After reading lots of info on this forum and other sites, I saw a chart where the minimum weight should be 80 grams. I weighed him Saturday night and he was 65 grams. I fed him twice on Saturday. Since I should weigh him in the morning, I tried not to be too concerned; however, yesterday morning, he weighed 55 grams. Then, this morning, he weighed 50 grams. He cried a lot for food yesterday, so I fed him 3 times. Since he obviously has a healthy appetite, is it okay to feed him 4 0r 5 times (whenever he cries)?
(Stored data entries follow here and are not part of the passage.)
#ifndef QE_FILL_K
#define QE_FILL_K 3
#endif
constexpr bool QE_K_BANDED_LDS = true;
template <bool FILL, bool LDS = false>
__global__ __launch_bounds__(512) void k_banded(BandedArgs A) {
    static_assert(!(FILL && LDS), "the fill's state stays in the group workspace");
    const int g = QE_GROUP_INDEX(), lane = threadIdx.x & 63, t = g * 64 + lane;
    if (g * 64 >= A.T.ntasks) return;
    int pair = (t < A.T.ntasks) ? A.T.pair[t] : -1;
    if (A.only_if != nullptr && pair >= 0 && A.only_if[t] == 0) pair = -1;
    const bool have = pair >= 0;
    if (!__any(have)) return;
    int m = 1, n = 1, p0 = 0, t0 = 0, cut_in = 0, tfin = 0, prune = 0x7fffffff;
    const u64* pp = A.P.pl_p;
    const u64* tp = A.P.pl_t;
    u32 fl = 0;
    if (have) {
        m = A.T.m[t]; n = A.T.n[t]; p0 = A.T.p0[t]; t0 = A.T.t0[t];
        cut_in = A.T.cutoff[t];
        tfin = FILL ? n : A.T.tfin[t];
        if (!FILL && A.prune != nullptr) prune = A.prune[t];
        pp = A.P.pl_p + A.P.pl_p_off[pair];
        tp = A.P.pl_t + A.P.pl_t_off[pair];
        fl = A.P.flags[pair];
    }
    const bool hasN = (fl & FLAG_HAS_N) != 0;
    const Geom G = band_geometry(m, n, cut_in);
    const int thr = prune < cut_in ? prune : G.cutoff;
    const int nw = (m + 63) >> 6;
    const bool fgeom = FILL || (!LDS && A.fill_geom != 0);
    const int nsl = fgeom ? G.ebb : ((G.cutoff + 63) >> 6) + 1;
    const int stop_row = fgeom ? nw - 1 : nw;
    const int lvl_last = (m - 1) & 63;
    int first = G.prolog, last = nsl - 1, pos_v = -G.prolog, pos_h = 0;
    int max_row_init = nsl - 1;
    u32 adv = 0;

    const int gns = LDS ? A.lds_slots : A.g_nslots[g], gnr = LDS ? 0 : A.g_nrows[g], gnch = LDS ? 0 : A.g_nch[g];
    GroupWs W;
    if (LDS) {
        uint8_t* lb = (uint8_t*)qe_dyn_lds + (size_t)QE_WAVE_IN_BLOCK() * (size_t)score_lds_bytes(gns);
        W.Pv = (u64*)lb; W.Mv = W.Pv + (gns + 1) * 64; W.S = (int32_t*)(W.Mv + (gns + 1) * 64); W.cf = nullptr; W.cl = nullptr;
        if (nsl > gns) pair = -1;
    } else W = group_ws(A.ws, A.g_ws_off[g], gns, gnr, gnch);
    const bool valid = pair >= 0;
    u64* const Pv = W.Pv + 64 + lane;
    u64* const Mv = W.Mv + 64 + lane;
    int32_t* const S = W.S + lane;
    auto srow = [](int r) { return (int64_t)(LDS ? score_lds_row(r) : r) * 64; };
    uint4* const cp = FILL ? A.mat + A.g_mat_off[g] + lane : nullptr;
    const int64_t cps = (int64_t)gns * 64;
    uint4* const hw = FILL ? cp + (int64_t)QE_CPC * gnch * cps : nullptr;

    for (int s = 0; s < gns; ++s) {
        if (valid && s < nsl) {
            Pv[(int64_t)s * 64] = QE_ONES;
            Mv[(int64_t)s * 64] = 0;
            S[srow(s)] = 64 * (s + 1);
            if (FILL) cp[(int64_t)s * 64] = make_uint4(~0u, ~0u, 0u, 0u);
        }
    }
    if (FILL && valid) { W.cf[lane] = (int16_t)first; W.cl[lane] = (int16_t)last; }

    const int nfull = tfin >> 6, tail = tfin & 63;
    const int my_chunks = valid ? nfull + (tail ? 1 : 0) : 0;
    const int wave_chunks = wave_max(my_chunks);

    for (int k = 0; k < wave_chunks; ++k) {
        const int ncols = (k < nfull) ? 64 : ((k == nfull) ? tail : 0);
        const bool on = valid && ncols > 0;
        u64 T0 = 0, T1 = 0, TN = 0;
        if (on) load_planes(tp, t0 + 64 * k, T0, T1, TN);
        const int rhi = min(last, nw - 1 - pos_v);
        const int fmin = wave_min(on ? first : 0x7fffffff), fmax = wave_max(on ? first : -0x7fffffff);
        const bool rel = A.lane_rel != 0 && fmin < fmax;
        const int ib = rel ? (on ? first : 0) : 0;
        const int i0 = rel ? 0 : fmin;
        const int i1 = rel ? wave_max(on ? rhi - first : -0x7fffffff) : wave_max(on ? rhi : -0x7fffffff);
        u64 hinP = QE_ONES, hinM = 0;
        u64 qP = 0, qM = 0, qa0 = 0, qb0 = 0, qa1 = 0, qb1 = 0;
        int qS = 0, qi = -0x7fffffff;
        const int psh = p0 & 63;
        const bool unaligned = __any(psh != 0);
        auto prefetch = [&](int j) {
            const int jc = min(max(j, 0), gns - 1), rc = min(max(j + pos_v, 0), gnr - 1), rp = min(max(j + pos_v, 0), nw);
            qP = Pv[(int64_t)jc * 64]; qM = Mv[(int64_t)jc * 64]; qS = S[srow(rc)];
            const u64* w = pp + 3 * (int64_t)((p0 >> 6) + rp);
            qa0 = w[0]; qb0 = w[1];
            if (unaligned) { qa1 = w[3]; qb1 = w[4]; }
            qi = j;
        };
        if (FILL) prefetch(i0 + ib);
        for (int x = i0; x <= i1; ++x) {
            const int i = x + ib;
            const bool act = on && i >= first && i <= rhi;
            const int r = i + pos_v;
            if (!FILL) {
                const int lo = on ? first : 0x7fffffff, hi_ = on ? rhi : -0x7fffffff;
                const bool plain = !(on && (ncols != 64 || hasN));
                int nl = 0;
                auto planned = [&](int K) {
                    bool bad;
                    nl = pass_plan(i, K, lo, hi_, r, nw, plain, A.score_masked != 0, bad);
                    return !__any(bad);
                };
                if (i == first) { hinP = QE_ONES; hinM = 0; }
                const int K = __builtin_amdgcn_readfirstlane(score_pass_height(x, i0, i1, LDS && A.score_tall, planned));
                switch (K) {
                case 0: break;
                case 2: slots_pass<2, LDS>(nl, i, r, Pv, Mv, S, S, 64, pp, p0, T0, T1, hinP, hinM, adv); break;
                case 4: slots_pass<4, LDS>(nl, i, r, Pv, Mv, S, S, 64, pp, p0, T0, T1, hinP, hinM, adv); break;
                case 5: if constexpr (LDS) slots_pass_tall<5>(nl, i, r, Pv, Mv, S, pp, p0, unaligned, T0, T1, hinP, hinM, adv); break;
                case 6: if constexpr (LDS) slots_pass_tall<6>(nl, i, r, Pv, Mv, S, pp, p0, unaligned, T0, T1, hinP, hinM, adv); break;
                case 7: if constexpr (LDS) slots_pass_tall<7>(nl, i, r, Pv, Mv, S, pp, p0, unaligned, T0, T1, hinP, hinM, adv); break;
                case 8: if constexpr (LDS) slots_pass_tall<8>(nl, i, r, Pv, Mv, S, pp, p0, unaligned, T0, T1, hinP, hinM, adv); break;
                case 9: if constexpr (LDS) slots_pass_tall<9>(nl, i, r, Pv, Mv, S, pp, p0, unaligned, T0, T1, hinP, hinM, adv); break;
                default: if constexpr (LDS) slots_pass_tall<10>(nl, i, r, Pv, Mv, S, pp, p0, unaligned, T0, T1, hinP, hinM, adv); break;
                }
                if (K) { x += K - 1; continue; }
            }
            if (FILL && QE_FILL_K > 1 && A.fill_multi && x + QE_FILL_K - 1 <= i1) {
                constexpr int K = QE_FILL_K;
                bool actk[K], slowk = false;
                u32 topk[K];
#pragma unroll
                for (int q = 0; q < K; ++q) {
                    actk[q] = on && (i + q) >= first && (i + q) <= rhi;
                    topk[q] = ((i + q) == first) ? 1u : 0u;
                    slowk |= actk[q] && (ncols != 64 || hasN || (i + q + pos_v) == nw - 1);
                }
                if (!__any(slowk)) {
                    u64 P[K], M[K], a[K], b[K], oP[K], oM[K];
                    int sc[K];
#pragma unroll
                    for (int q = 0; q < K; ++q) {
                        P[q] = 0; M[q] = 0; a[q] = 0; b[q] = 0; sc[q] = 0;
                        if (actk[q]) {
                            u64 nn;
                            P[q] = Pv[(int64_t)(i + q) * 64]; M[q] = Mv[(int64_t)(i + q) * 64]; sc[q] = S[srow(r + q)];
                            load_planes(pp, p0 + 64 * (r + q), a[q], b[q], nn);
                        }
                    }
                    if (i == first) { hinP = QE_ONES; hinM = 0; }
                    uint4* const st0 = cp + (int64_t)(QE_CPC * k) * cps + (int64_t)i * 64;
                    uint4* const stl0 = cp + (int64_t)(QE_CPC * k + QE_CPC) * cps + (int64_t)(i - 1) * 64;
                    run64_skew_fill<K>(P, M, a, b, T0, T1, hinP, hinM, oP, oM, actk, topk, st0, cps,
                                       (i == 0) ? st0 + QE_CPC * cps : stl0, stl0);
#pragma unroll
                    for (int q = 0; q < K; ++q) {
                        if (actk[q]) {
                            const u64 iP = (q == 0) ? hinP : (topk[q] ? QE_ONES : oP[q > 0 ? q - 1 : 0]);
                            const u64 iM = (q == 0) ? hinM : (topk[q] ? (u64)0 : oM[q > 0 ? q - 1 : 0]);
                            hw[((int64_t)k * gns + (i + q)) * 64] = make_uint4(lo32(iP), hi32(iP), lo32(iM), hi32(iM));
                            S[srow(r + q)] = sc[q] + __popcll(oP[q]) - __popcll(oM[q]);
                            Pv[(int64_t)(i + q - 1) * 64] = P[q]; Mv[(int64_t)(i + q - 1) * 64] = M[q];
                            adv += 64u;
                        }
                    }
                    hinP = oP[K - 1]; hinM = oM[K - 1];
                    x += K - 1;
                    continue;
                }
            }
            u64 P = 0, M = 0, a = 0, b = 0, nn = 0;
            int sc = 0;
            if (FILL) {
                if (qi != i) prefetch(i);
                if (act) {
                    P = qP; M = qM; sc = qS;
                    a = (qa0 >> psh) | ((qa1 << 1) << (63 - psh));
// ... 25 lines not shown
                run64_general<FILL ? 2 : 0>(P, M, a, b, nn, T0, T1, TN, hinP, hinM, houtP, houtM, sP, sM,
                                            lastblk ? lvl_last : 63, act ? ncols : 0, true, st, cps, st_last);
            }
            if (act) {
                sc += __popcll(sP) - __popcll(sM);
                S[srow(r)] = sc;
                const int64_t dst = (ncols == 64) ? (int64_t)(i - 1) * 64 : (int64_t)i * 64;
                Pv[dst] = P;
                Mv[dst] = M;
                adv += (u32)ncols;
            }
            hinP = houtP; hinM = houtM;
        }
        if (on && ncols == 64) {
            const bool c1 = (first + 2 < last) && (G.fin > 64 * (first + 1));
            bool cut_lo = false;
            if (c1) cut_lo = S[srow(first + pos_v + 1)] + (G.fin - 64 * (first + 1)) > thr;
            if (cut_lo && pos_h >= G.prolog) first++;
            else if (!cut_lo && pos_h < G.prolog) first--;
            Pv[(int64_t)last * 64] = QE_ONES;
            Mv[(int64_t)last * 64] = 0;
            if (FILL) cp[(int64_t)(QE_CPC * k + QE_CPC) * cps + (int64_t)last * 64] = make_uint4(~0u, ~0u, 0u, 0u);
            const int pos = last + pos_v;
            S[srow(pos + 1)] = S[srow(pos)] + 64;
            max_row_init = max(max_row_init, pos + 1);
            const bool c2 = (first + 2 < last) && (64 * (last - 1) > G.fin);
            bool cut_hi = false;
            if (c2) cut_hi = S[srow(last + pos_v - 1)] + (64 * (last - 1) - G.fin) > thr;
            if (cut_hi || (pos_v + last >= stop_row)) last--;
            pos_v++;
            pos_h++;
            if (FILL) { W.cf[(int64_t)pos_h * 64 + lane] = (int16_t)first; W.cl[(int64_t)pos_h * 64 + lane] = (int16_t)last; }
        }
    }
    if (have) {
        const int row = nw - 1;
        int score = -1;
        if (valid && row <= max_row_init) {
            score = S[srow(row)];
            if (m & 63) score -= 64 - (m & 63);
        }
        A.o_score[t] = score;
        A.o_first[t] = first;
        A.o_last[t] = last;
        A.o_posv[t] = pos_v;
        A.o_maxrow[t] = max_row_init;
        A.o_adv[t] = adv;
    }
}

On average, he consumes 6-8cc per feeding. I use a syringe.

Another concern of mine is that I don't know how to determine the correct feel of the crop. I do feel the puffiness after he eats. How much is too much??? How do I find info on the correct size or feel of the crop. And, also, I did weigh him about an hour after his morning feeding, and he had gained 5 grams. I ship packages daily, so I am pretty sure that my scale is correct.

Today, I fed him at 7am and 12:30am. And, the frequency and appearance of his droppings all look normal.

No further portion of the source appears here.